El sábado pasado estrenó El tigris desorientado, escrito por Lidia Curi y Fernando Villalba, y ganador de la III Convocatoria a proyectos teatrales para un personaje que organiza el Centro Cultural de España. La obra se presenta, desde las didascalias, como texto a decir específicamente en el Museo de Historia del Arte de la Intendencia de Montevideo y aunque moverse de la cansada butaca hacia lugares más tentadores como un museo o un rosedal puedan seducir por sí mismos, el espectáculo interpretado por Elena Zuasti y dirigido por Juan Antonio Saraví lidia poco y mal con el espacio: dos excursiones, una a los calcos griegos y otra a la momia egipcia, liquidan el paseo. Es decir, el texto utiliza los calcos y la momia para crear al personaje, pero sería suficiente con la referencia.

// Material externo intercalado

# LongmaoTeamTf/deep_recommenders

Measured on AMD Instinct MI355X. Metric: examples/sec/node DeepFM (26 sparse feats, 10M vocab, dim 64), higher is better.
Workload: dtype f32; 1 GPU; DeepFM Criteo-shape synthetic training step (BASELINE.json configs[2]): 26 sparse + 13 dense, 10000000 vocab/field hashed on device, dim 64, DNN [256, 32]+[1] relu, sigmoid-CE, fused SGD; batch 65536 per GPU, ids uniform; tables on one GPU (66.6 GB); gemm_split=f16x2, global_batch=65536, parallelism=single, per_kernel_events=False

## Files before the change

deep_recommenders_amd/csrc/bf3_wgrad.hip:

```cpp
#ifndef DR_NT_WGRAD_GATHER
#define DR_NT_WGRAD_GATHER 0
#endif
#include "bf3_rs_core.h"
#include "tn_rs_reduce.h"

namespace {

using namespace drrs;

struct TnRsArgs {
    const float* X; int64_t ldx;
    const float* Y; int64_t ldy;
    int64_t R; int32_t F; int32_t N;
    int64_t per; int32_t split;
    float* partial; float* colsum;
    const int32_t* ids_t; const int64_t* row_base; const float* table; int32_t nf; const float* dense_pad;
    const uint32_t* x_amax; const uint32_t* x2_amax; const uint32_t* y_amax;
    uint32_t* hdr;
};

template <int GATHER, int H2 = 0>
__global__ __launch_bounds__(512, 2) void bf3_gemm_tn_rs_kernel(TnRsArgs g) {
    constexpr int NW = 8, BMF = 32 * NW, BN = 256, NT = BN / 32;
    constexpr int NPL = RS_NPL<H2>, B_PLANE = RS_B_PLANE, STAGE = RS_STAGE<H2>;
    __shared__ __attribute__((aligned(1024))) unsigned char smem[2 * STAGE];

    const int tid = threadIdx.x, lane = tid & 63;
    const int wave = __builtin_amdgcn_readfirstlane(tid >> 6);
    const int l31 = lane & 31, hi = lane >> 5;
    const int tiles_n = (g.N + BN - 1) / BN, tiles_f = (g.F + BMF - 1) / BMF;
    const int per_slice = tiles_f * tiles_n;
    const int Fp = tiles_f * BMF, Np = tiles_n * BN;
    const int lid = xcd_remap(blockIdx.x, per_slice * g.split);
    const int slice = lid / per_slice, t = lid % per_slice;
    const int f0 = (t / tiles_n) * BMF, n0 = (t % tiles_n) * BN;
    const int64_t r_begin = (int64_t)slice * g.per;
    int64_t r_end = r_begin + g.per;
    if (r_end > g.R) r_end = g.R;
    const int nk = (int)((r_end - r_begin + BK - 1) / BK);
    const bool want_cs = g.colsum != nullptr && f0 == 0;
    float h2_sx = 1.f, h2_sy = 1.f;
    if constexpr (H2) {
        float inv;
        h2_prologue(g.x_amax, g.x2_amax, g.y_amax, h2_sx, h2_sy, inv);
        if (lid == 0 && tid == 0) {
            g.hdr[0] = max(g.x_amax[0], g.x2_amax != nullptr ? g.x2_amax[0] : 0u);
            g.hdr[1] = g.y_amax[0];
        }
    }

    const int fcol = min(f0 + wave * 32 + l31, g.F - 1);
    const int ncol = min(n0 + wave * 32 + l31, g.N - 1);
    const unsigned lds0 = (unsigned)(uintptr_t)(lds_ptr_t)smem;
    const int sw = tn_img_swizzle(l31);
    unsigned b_addr[2];
#pragma unroll
    for (int s = 0; s < 2; ++s) b_addr[s] = rs_frag_addr(lds0, l31, hi, sw, s);
    unsigned char* const wrow = smem + (wave * 32 + l31) * 64;

    float xa[16], yb[16];
    const unsigned xoff = (unsigned)((16 * hi * g.ldx + fcol) * 4), yoff = (unsigned)((16 * hi * g.ldy + ncol) * 4);
    auto load_raw = [&](float (&dst)[16], const float* base, int64_t ld, unsigned voff, int64_t r0) {
        if (r0 + BK <= r_end) {
            const char* rowp = reinterpret_cast<const char*>(base + r0 * ld);
#pragma unroll
            for (int e = 0; e < 16; ++e) dst[e] = *reinterpret_cast<const float*>(rowp + (int64_t)e * ld * 4 + voff);
        } else {
#pragma unroll
            for (int e = 0; e < 16; ++e) {
                const int64_t r = r0 + 16 * hi + e;
                const bool ok = r < r_end;
                const float v = *reinterpret_cast<const float*>(reinterpret_cast<const char*>(base + (ok ? r : r_end - 1) * ld) +
                                                                (voff - (unsigned)(16 * hi * ld * 4)));
                dst[e] = ok ? v : 0.f;
            }
        }
    };
    const int c0w = f0 + wave * 32;
    const bool w_field = GATHER && c0w < 64 * g.nf;
    const bool w_dense = GATHER && !w_field && g.dense_pad != nullptr && c0w < 64 * g.nf + 32;
    const float* gptr = g.table;
    unsigned gpitch = 0;
    const int32_t* idrow = nullptr;
    if (GATHER) {
        if (w_field) {
            const int fld = c0w >> 6;
            const int64_t rbv = g.row_base[fld];
            const int64_t rb = (int64_t)(((uint64_t)(uint32_t)__builtin_amdgcn_readfirstlane((int)(rbv >> 32)) << 32) |
                                         (uint32_t)__builtin_amdgcn_readfirstlane((int)rbv));
            gptr = g.table + rb * 64 + (c0w & 32);
            gpitch = 256;
            idrow = g.ids_t + (int64_t)fld * g.R;
        } else if (w_dense) {
            gptr = g.dense_pad;
            gpitch = 128;
        }
    }
    const __amdgpu_buffer_rsrc_t grsrc =
        __builtin_amdgcn_make_buffer_rsrc(const_cast<float*>(gptr), 0, (w_field || w_dense) ? (int)0xFFFFFF00u : 0, 0x00020000);
    const unsigned gcol = (unsigned)l31 * 4u;
    const int id_lane = (lane & 15) + 16 * hi;
    int idv = 0;
    auto gather_id = [&](int ids_of_tile, int e) -> int {
        switch (e) {
#define GATHER_ID(E) case E: return __builtin_amdgcn_update_dpp(0, ids_of_tile, 0x150 + E, 0xf, 0xf, false);
            GATHER_ID(0) GATHER_ID(1) GATHER_ID(2) GATHER_ID(3) GATHER_ID(4) GATHER_ID(5) GATHER_ID(6) GATHER_ID(7)
            GATHER_ID(8) GATHER_ID(9) GATHER_ID(10) GATHER_ID(11) GATHER_ID(12) GATHER_ID(13) GATHER_ID(14)
#undef GATHER_ID
            default: return __builtin_amdgcn_update_dpp(0, ids_of_tile, 0x15f, 0xf, 0xf, false);
        }
    };
    auto load_ids = [&](int64_t r0) -> int {
        if (!w_field) return 0;
        const int64_t r = r0 + id_lane < g.R ? r0 + id_lane : g.R - 1;
        return idrow[r];
    };
    auto load_gather = [&](float (&dst)[16], int ids_of_tile, int64_t r0) {
        const bool full = r0 + BK <= r_end;
        unsigned off[16];
        if (w_field) {
#pragma unroll
            for (int e = 0; e < 16; ++e) off[e] = (unsigned)gather_id(ids_of_tile, e) * gpitch;
        } else {
            const unsigned o0 = (unsigned)(r0 + 16 * hi) * gpitch;
#pragma unroll
            for (int e = 0; e < 16; ++e) off[e] = o0 + (unsigned)e * gpitch;
        }
        if (!full) {
            const int nv = (int)(r_end - r0 < BK ? r_end - r0 : BK) - 16 * hi;
#pragma unroll
            for (int e = 0; e < 16; ++e) off[e] = e < nv ? off[e] : 0xFFFFFF00u;
        }
#pragma unroll
        for (int e = 0; e < 16; ++e)
            dst[e] = __builtin_bit_cast(float, __builtin_amdgcn_raw_buffer_load_b32(grsrc, (int)(off[e] + gcol), 0, DR_NT_WGRAD_GATHER ? 2 : 0));
    };
    bf16x8 fa[2][3];
    bf16x8 fb[4][3];
    float cs = 0.f;
    auto stage_b = [&](int stage) {
        if (want_cs) {
#pragma unroll
            for (int e = 0; e < 16; ++e) cs += yb[e];
        }
#pragma unroll
        for (int s = 0; s < 2; ++s) {
            bf16x8 p0, p1, p2;
            float v[8];
#pragma unroll
            for (int j = 0; j < 8; ++j) v[j] = yb[8 * s + j];
            if constexpr (H2) h2_split8v(v, h2_sy, p0, p1);
            else rs_split8v(v, p0, p1, p2);
            unsigned char* w = wrow + stage * STAGE + rs_chunk_off(hi, sw, s);
            *reinterpret_cast<bf16x8*>(w) = p0;
            *reinterpret_cast<bf16x8*>(w + B_PLANE) = p1;
            if constexpr (!H2) *reinterpret_cast<bf16x8*>(w + 2 * B_PLANE) = p2;
        }
    };
    auto read_b = [&](int buf, int stage, int q) {
        const unsigned bb = b_addr[q >> 3] + stage * STAGE;
        rs_read_frag<NPL>(fb[buf], bb, q & 7);
    };
    f32x16 acc[NT];
#pragma unroll
    for (int tt = 0; tt < NT; ++tt)
#pragma unroll
        for (int k = 0; k < 16; ++k) acc[tt][k] = 0.f;

    load_raw(yb, g.Y, g.ldy, yoff, r_begin);
    stage_b(0);
    if (GATHER) {
        idv = load_ids(r_begin);
        load_gather(xa, idv, r_begin);
        idv = load_ids(r_begin + BK);
    } else {
        load_raw(xa, g.X, g.ldx, xoff, r_begin);
    }
    load_raw(yb, g.Y, g.ldy, yoff, r_begin + BK);
    asm volatile("s_waitcnt lgkmcnt(0)\n\ts_barrier" ::: "memory");
    read_b(0, 0, 0);
    read_b(1, 0, 1);

    for (int kt = 0; kt < nk; ++kt) {
        const int stage = kt & 1;
        {
            float v[8];
#pragma unroll
            for (int s = 0; s < 2; ++s) {
#pragma unroll
                for (int j = 0; j < 8; ++j) v[j] = xa[8 * s + j];
                if constexpr (H2) h2_split8v(v, h2_sx, fa[s][0], fa[s][1]);
                else rs_split8v(v, fa[s][0], fa[s][1], fa[s][2]);
            }
        }
        if (kt + 1 < nk) stage_b(stage ^ 1);
        __builtin_amdgcn_sched_barrier(0);
        if (GATHER) {
            load_gather(xa, idv, r_begin + (int64_t)(kt + 1) * BK);
            idv = load_ids(r_begin + (int64_t)(kt + 2) * BK);
        } else {
            load_raw(xa, g.X, g.ldx, xoff, r_begin + (int64_t)(kt + 1) * BK);
        }
        load_raw(yb, g.Y, g.ldy, yoff, r_begin + (int64_t)(kt + 2) * BK);
        __builtin_amdgcn_sched_barrier(0);
#pragma unroll
        for (int q = 0; q < 16; ++q) {
            if (q < 14) {
                rs_wait_frag<NPL, NPL>(fb[q & 3]);
                read_b((q + 2) & 3, stage, q + 2);
            } else if (q == 14) {
                rs_wait_frag<NPL, 0>(fb[2]);
                asm volatile("s_barrier" ::: "memory");
                if (kt + 1 < nk) read_b(0, stage ^ 1, 0);
            } else {
                if (kt + 1 < nk) read_b(1, stage ^ 1, 1);
            }
            __builtin_amdgcn_sched_barrier(0);
#pragma unroll
            for (int term = 0; term < RS_TERMS<H2>; ++term) acc[q & 7] = rs_mma_term<H2>(term, fa[q >> 3], fb[q & 3], acc[q & 7]);
            __builtin_amdgcn_sched_barrier(0);
        }
    }
    float* out = g.partial + ((int64_t)slice * Fp + f0 + wave * 32 + 4 * hi) * Np + n0 + l31;
#pragma unroll
    for (int nt = 0; nt < NT; ++nt)
#pragma unroll
        for (int reg = 0; reg < 16; ++reg) out[(int64_t)((reg & 3) + 8 * (reg >> 2)) * Np + nt * 32] = acc[nt][reg];
    if (want_cs) {
        cs += __shfl_xor(cs, 32, 64);
        if (hi == 0) g.colsum[(int64_t)slice * Np + n0 + wave * 32 + l31] = cs;
    }
}

template <int V>
__global__ __launch_bounds__(TN_RS_RED_THREADS) void bf3_tn_rs_reduce_kernel(TnRsApply a) {
    tn_rs_reduce_block<V>(a, blockIdx.x, threadIdx.x);
}

void launch_tn_rs_reduce(const TnRsApply& a, dr_stream_t stream) {
    const int nlb = tn_rs_reduce_blocks(a.F, a.N, a.vec);
    if (a.vec) hipLaunchKernelGGL(bf3_tn_rs_reduce_kernel<4>, dim3(nlb), dim3(TN_RS_RED_THREADS), 0, dr_s(stream), a);
    else hipLaunchKernelGGL(bf3_tn_rs_reduce_kernel<1>, dim3(nlb), dim3(TN_RS_RED_THREADS), 0, dr_s(stream), a);
}
}

void drrs::tn_rs_plan(int64_t R, int32_t F, int32_t N, int& split, int64_t& per, int& Fp, int& Np) {
    const int tf = (F + 255) / 256, tn = (N + 255) / 256;
    Fp = tf * 256;
    Np = tn * 256;
    int64_t sp = 256 / ((int64_t)tf * tn);
    const int64_t max_split = (R + 16 * BK - 1) / (16 * BK);
    if (sp > max_split) sp = max_split;
    if (sp < 1) sp = 1;
    per = ((R + sp - 1) / sp + BK - 1) / BK * BK;
    split = (int)((R + per - 1) / per);
}

extern "C" int64_t dr_bf3_wgrad_workspace_bytes(int64_t R, int32_t F, int32_t N) {
    if (R <= 0 || F <= 0 || N <= 0) return 0;
    int split, Fp, Np;
    int64_t per;
    tn_rs_plan(R, F, N, split, per, Fp, Np);
    return ((int64_t)split * Fp * Np + (int64_t)split * Np + TN_RS_HDR_WORDS) * (int64_t)sizeof(float);
}

static int wgrad_impl(const float* x, int64_t ld_x, const float* dy, int64_t ld_dy, int64_t R, int32_t F, int32_t N,
                      float scale, float* dstW, int64_t ld_w, float* dstb, void* workspace, int64_t workspace_bytes,
                      dr_stream_t stream, const uint32_t* x_amax = nullptr, const uint32_t* dy_amax = nullptr) {
    if (R <= 0 || F <= 0 || N <= 0) return DR_EINVAL;
    if (!x || !dy || !dstW || !workspace || ld_x < F || ld_dy < N || ld_w < N) return DR_EINVAL;
    if (workspace_bytes < dr_bf3_wgrad_workspace_bytes(R, F, N)) return DR_EINVAL;
    int split, Fp, Np;
    int64_t per;
    tn_rs_plan(R, F, N, split, per, Fp, Np);
    const bool h2 = x_amax != nullptr;
    const TnRsApply ap = tn_rs_apply_of(workspace, split, F, N, Fp, Np, h2, scale, dstW, ld_w, dstb);
    TnRsArgs g{x, ld_x, dy, ld_dy, R, F, N, per, split, const_cast<float*>(ap.partial), const_cast<float*>(ap.colsum), nullptr, nullptr, nullptr, 0,
               nullptr, x_amax, nullptr, dy_amax, const_cast<uint32_t*>(ap.hdr)};
    const int grid = (Fp / 256) * (Np / 256) * split;
    if (h2) hipLaunchKernelGGL((bf3_gemm_tn_rs_kernel<0, 1>), dim3(grid), dim3(512), 0, dr_s(stream), g);
    else hipLaunchKernelGGL((bf3_gemm_tn_rs_kernel<0, 0>), dim3(grid), dim3(512), 0, dr_s(stream), g);
    launch_tn_rs_reduce(ap, stream);
    DR_CHECK_LAUNCH();
    return DR_OK;
}
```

Sin embargo, se trata menos de espacios concretos que de espacios mentales. Zuasti interpreta con desenfado dos personajes -¿se divierte con el público en lugar de, simplemente, divertirlo?-: por un lado, una psicóloga que busca el significado profundo de la existencia en la poesía y, por otro, su paciente obsesionada con la inadecuación de sus nombres, Idiglat Ucir Lañoba.

El problema psicológico reside en el nombre; es básicamente un problema lingüístico o variante analítica del manido nomen omen (el nombre es presagio). Para Idiglat llamarse de modo extraño es ser extraña, llevar a cuestas la diferencia: “Cuando nací las niñas se llamaban María, Martha o Susana. Pero mamá quería para mí un nombre especial, con significado. Los nueve meses de embarazo se pasó buscando uno realmente exclusivo. Primero en la mitología griega. No sé por qué, para cualquier cosa, se empieza por los griegos. Da un aire de rigor intelectual, ¿no?”. El monólogo toma su ritmo de los pasajes sucesivos de nombres del personaje y, con ellos, de funciones: Idiglat Ucir Lañoba es la actriz Maruja Blanco, después la señora de Pisani y más adelante la mamá de Alfredito y Viviana. Probablemente tenía razón Lacan: “El inconsciente está estructurado como un lenguaje”.